▶ **Work item**
Would you count the lines below that contain the string "Structure" and reply with that number only?

Collected data:
--
class DecodeTailDesc(ctypes.Structure):
    _fields_ = [
        ("N", c_int), ("L", c_int),
        ("P4", c_void_p), ("ldp", c_longlong), ("g3", c_void_p), ("b3", c_void_p),
        ("W1", c_void_p), ("B1", c_void_p), ("W2", c_void_p), ("B2", c_void_p), ("W3", c_void_p), ("B3", c_void_p),
        ("ref", c_void_p),
        ("Wc", c_void_p), ("Bc", c_void_p), ("ncls", c_int),
        ("Wp", c_void_p), ("Bp", c_void_p), ("gp", c_void_p), ("bp", c_void_p),
        ("dim_t", c_void_p), ("vr", c_void_p),
        ("ref_out", c_void_p), ("ld_ref", c_longlong),
        ("qpos_out", c_void_p), ("refin_out", c_void_p),
        ("cls_out", c_void_p), ("ld_cls", c_longlong),
        ("hs_out", c_void_p), ("ld_hs", c_longlong),
    ]


class AugItem(ctypes.Structure):
    _fields_ = [("src", c_void_p), ("aug", c_void_p), ("out", c_void_p), ("stat", c_void_p), ("h", c_int), ("w", c_int),
                ("M", c_float * 6), ("color_on", c_int), ("order", c_int * 4),
                ("bright", c_float), ("contrast", c_float), ("sat", c_float), ("hue", c_float),
                ("mode", c_int), ("noise_std", c_float), ("seed", c_uint32), ("blur_k", c_int), ("blur_w", c_float * 49)]


DECODE_MAX_LAYERS = 8
GEMM_GROUP_MAX = 32
SUMSQ_PARTS = 256


class DecodeLayerDesc(ctypes.Structure):
    _fields_ = [(n, c_void_p) for n in (
        "w_qkv", "b_qkv", "w_qin", "k_cache", "v_cache", "w_o", "b_o", "ln2_g", "ln2_b",
        "w_sq", "b_sq", "sup_k", "sup_v", "sup_mask", "w_so", "b_so", "lns_g", "lns_b",
        "w_off", "b_off", "value", "w_mo", "b_mo", "ln1_g", "ln1_b",
        "w1", "b1", "w2", "b2", "ln3_g", "ln3_b", "m1w", "m1b", "m2w", "m2b", "m3w", "m3b")]


class DecodeStepDesc(ctypes.Structure):
    _fields_ = [
        ("N", c_int), ("n_layers", c_int), ("step", c_int), ("T", c_int), ("P", c_int), ("S", c_int), ("L", c_int),
        ("n_points", c_int), ("ncls", c_int), ("ffn_dim", c_int),
        ("shapes", c_int * 8), ("level_start", c_int * 4),
        ("emb", c_void_p), ("qpos0", c_void_p), ("refin0", c_void_p), ("ref0", c_void_p), ("vr", c_void_p), ("dim_t", c_void_p),
        ("class_w", c_void_p), ("class_b", c_void_p),
        ("pos_w", c_void_p), ("pos_b", c_void_p), ("pos_gamma", c_void_p), ("pos_beta", c_void_p),
        ("out_logits", c_void_p), ("ld_logits", c_longlong),
        ("out_coords", c_void_p), ("ld_coords", c_longlong),
        ("out_hs", c_void_p), ("ld_hs", c_longlong),
        ("layers", DecodeLayerDesc * DECODE_MAX_LAYERS),
    ]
--
▶ **Worked solution**
4